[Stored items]
# shangzhouye/stereo-visual-slam

Hardware: AMD Instinct MI355X
Metric: stereo keyframes/sec (ORB+match+tri+local-BA), KITTI-00 1241x376 (higher is better)
Workload: dtype u8+f64

## Files before the change

### stereo-visual-slam_amd/csrc/api.hip

```cpp
#include <stdarg.h>
#include <stdlib.h>

#include <algorithm>
#include <cmath>
#include <cfloat>
#include <vector>

#include "se3_device.h"
#include "vslam_internal.h"

#include <mutex>

namespace vslam {

static thread_local char g_err[512] = "";
void set_error(const char* fmt, ...) {
    va_list ap;
    va_start(ap, fmt);
    vsnprintf(g_err, sizeof(g_err), fmt, ap);
    va_end(ap);
}

struct Prof {
    struct Rec { const char* name; int launches; hipEvent_t e0, e1; };
// ... 33 lines not shown
        prof_set_current(((c)->prof && (c)->prof->on) ? (c)->prof : nullptr);               \
    } while (0)

int DevBuf::reserve(size_t need, hipStream_t stream) {
    if (bytes >= need) return VSLAM_OK;
    VS_HIP(hipStreamSynchronize(stream));
    release();
    const size_t want = std::max(need, min_bytes);
    if (hipMalloc((void**)&p, want) != hipSuccess) { p = nullptr; set_error("%s hipMalloc(%zu) failed", name, want); return VSLAM_ERR_HIP; }
    bytes = want; *acct += want;
    return VSLAM_OK;
}
void DevBuf::release() {
    if (p) { (void)hipFree(p); *acct -= bytes; }
    p = nullptr; bytes = 0;
}

struct Arena : Layout {
    struct Upload { void* d; const void* h; size_t bytes; };
    std::vector<Upload> uploads;
    explicit Arena(uint8_t* b = nullptr) : Layout(b) {}
    template <typename T> T* in(const T* h, size_t n) { T* d = take<T>(n); if (base) uploads.push_back({d, h, n * sizeof(T)}); return d; }
};
template <typename F>
static int arena_stage(Ctx* c, F&& layout) {
    Arena a;
    if (int rc = carve(c->stage, c->stream, a, layout)) return rc;
    for (const Arena::Upload& u : a.uploads) VS_HIP(hipMemcpyAsync(u.d, u.h, u.bytes, hipMemcpyHostToDevice, c->stream));
    return VSLAM_OK;
}

static CamParams cam_of(const Ctx* c) {
    CamParams cam;
    cam.fx = c->p.cam[0]; cam.fy = c->p.cam[1]; cam.cx = c->p.cam[2]; cam.cy = c->p.cam[3]; cam.b = c->p.cam[4];
    cam.dmin = c->p.depth_min; cam.dmax = c->p.depth_max; cam.drel = c->p.depth_reliable; cam.row_tol = c->p.stereo_row_tol;
    return cam;
}

template <typename T>
static int dev_alloc(Ctx* c, T** p, size_t n) {
    VS_HIP(hipMalloc((void**)p, n * sizeof(T)));
    c->dev_bytes += n * sizeof(T);
    return VSLAM_OK;
}

struct TuneKey { const char* name; const char* env; int Tuning::*field; int lo, hi; };
static const TuneKey kTuneKeys[] = {
    {"orb_fuse_min", "VSLAM_ORB_FUSE_MIN", &Tuning::orb_fuse_min, 0, 1 << 30},
    {"anms_cap", "VSLAM_ANMS_CAP", &Tuning::anms_cap, 0, 1 << 30},
    {"sgbm_fuse_min", "VSLAM_SGBM_FUSE_MIN", &Tuning::sgbm_fuse_min, 0, 1 << 30},
    {"sgbm_fwd_min", "VSLAM_SGBM_FWD_MIN", &Tuning::sgbm_fwd_min, 0, 1 << 30},
    {"sgbm_fw_rows", "VSLAM_SGBM_FW_ROWS", &Tuning::sgbm_fw_rows, 32, 64},
    {"pose_only_window", "VSLAM_POSE_ONLY_WINDOW", &Tuning::pose_only_window, 0, 1},
    {"ba_resident", "VSLAM_BA_RESIDENT", &Tuning::ba_resident, 0, 1},
    {"pnp_window", "VSLAM_PNP_WINDOW", &Tuning::pnp_window, 0, 1},
    {"ba_adaptive", "VSLAM_BA_ADAPTIVE", &Tuning::ba_adaptive, 0, 1},
    {"ba_lanes", "VSLAM_BA_LANES", &Tuning::ba_lanes, 256, 512},
    {"track_rule", "VSLAM_TRACK_RULE", &Tuning::track_rule, 0, 1},
    {"rectify_form", "VSLAM_RECTIFY_FORM", &Tuning::rectify_form, 0, 1},
};
static int tune_set(Tuning& t, const TuneKey& k, long v) {
    if (v == -1) { t.*(k.field) = -1; return VSLAM_OK; }
    if (v < k.lo || v > k.hi || (k.field == &Tuning::sgbm_fw_rows && v != 32 && v != 64) || (k.field == &Tuning::ba_lanes && v != 256 && v != 512)) {
        set_error("tuning value %s = %ld out of range (%d..%d%s, or -1 = default)", k.name, v, k.lo, k.hi, k.field == &Tuning::sgbm_fw_rows ? ", 32 or 64" : "");
        return VSLAM_ERR_ARG;
    }
    t.*(k.field) = (int)v;
    return VSLAM_OK;
}
static int tune_from_env(Tuning& t) {
    for (const TuneKey& k : kTuneKeys) {
        const char* e = getenv(k.env);
        if (!e || !*e) continue;
        char* end = nullptr;
        const long v = strtol(e, &end, 10);
        if (end == e || *end != 0) { set_error("environment variable %s = \"%s\" is not an integer", k.env, e); return VSLAM_ERR_ARG; }
        int rc = tune_set(t, k, v);
        if (rc) return rc;
    }
    return VSLAM_OK;
}

static int orb_status_check(Ctx* c, int B) {
    std::vector<int32_t> st(B);
    VS_HIP(hipMemcpyAsync(st.data(), c->orb.d_status, sizeof(int32_t) * B, hipMemcpyDeviceToHost, c->stream));
    VS_HIP(hipStreamSynchronize(c->stream));
    for (int b = 0; b < B; ++b)
        if (st[b]) { set_error("ORB capacity exceeded on image %d (status bits 0x%x)", b, st[b]); return VSLAM_ERR_CAPACITY; }
    return VSLAM_OK;
}

constexpr int kOrbFuseMinDefault = 96;
static int orb_fuse_min(const Ctx* c) { return c->tune.orb_fuse_min >= 0 ? c->tune.orb_fuse_min : kOrbFuseMinDefault; }
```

→ GOAL OF THE EXERCISE
The answer is a single number, the count of lines in the records that contain the string "hipMalloc".

→ COMPLETED EXERCISE
2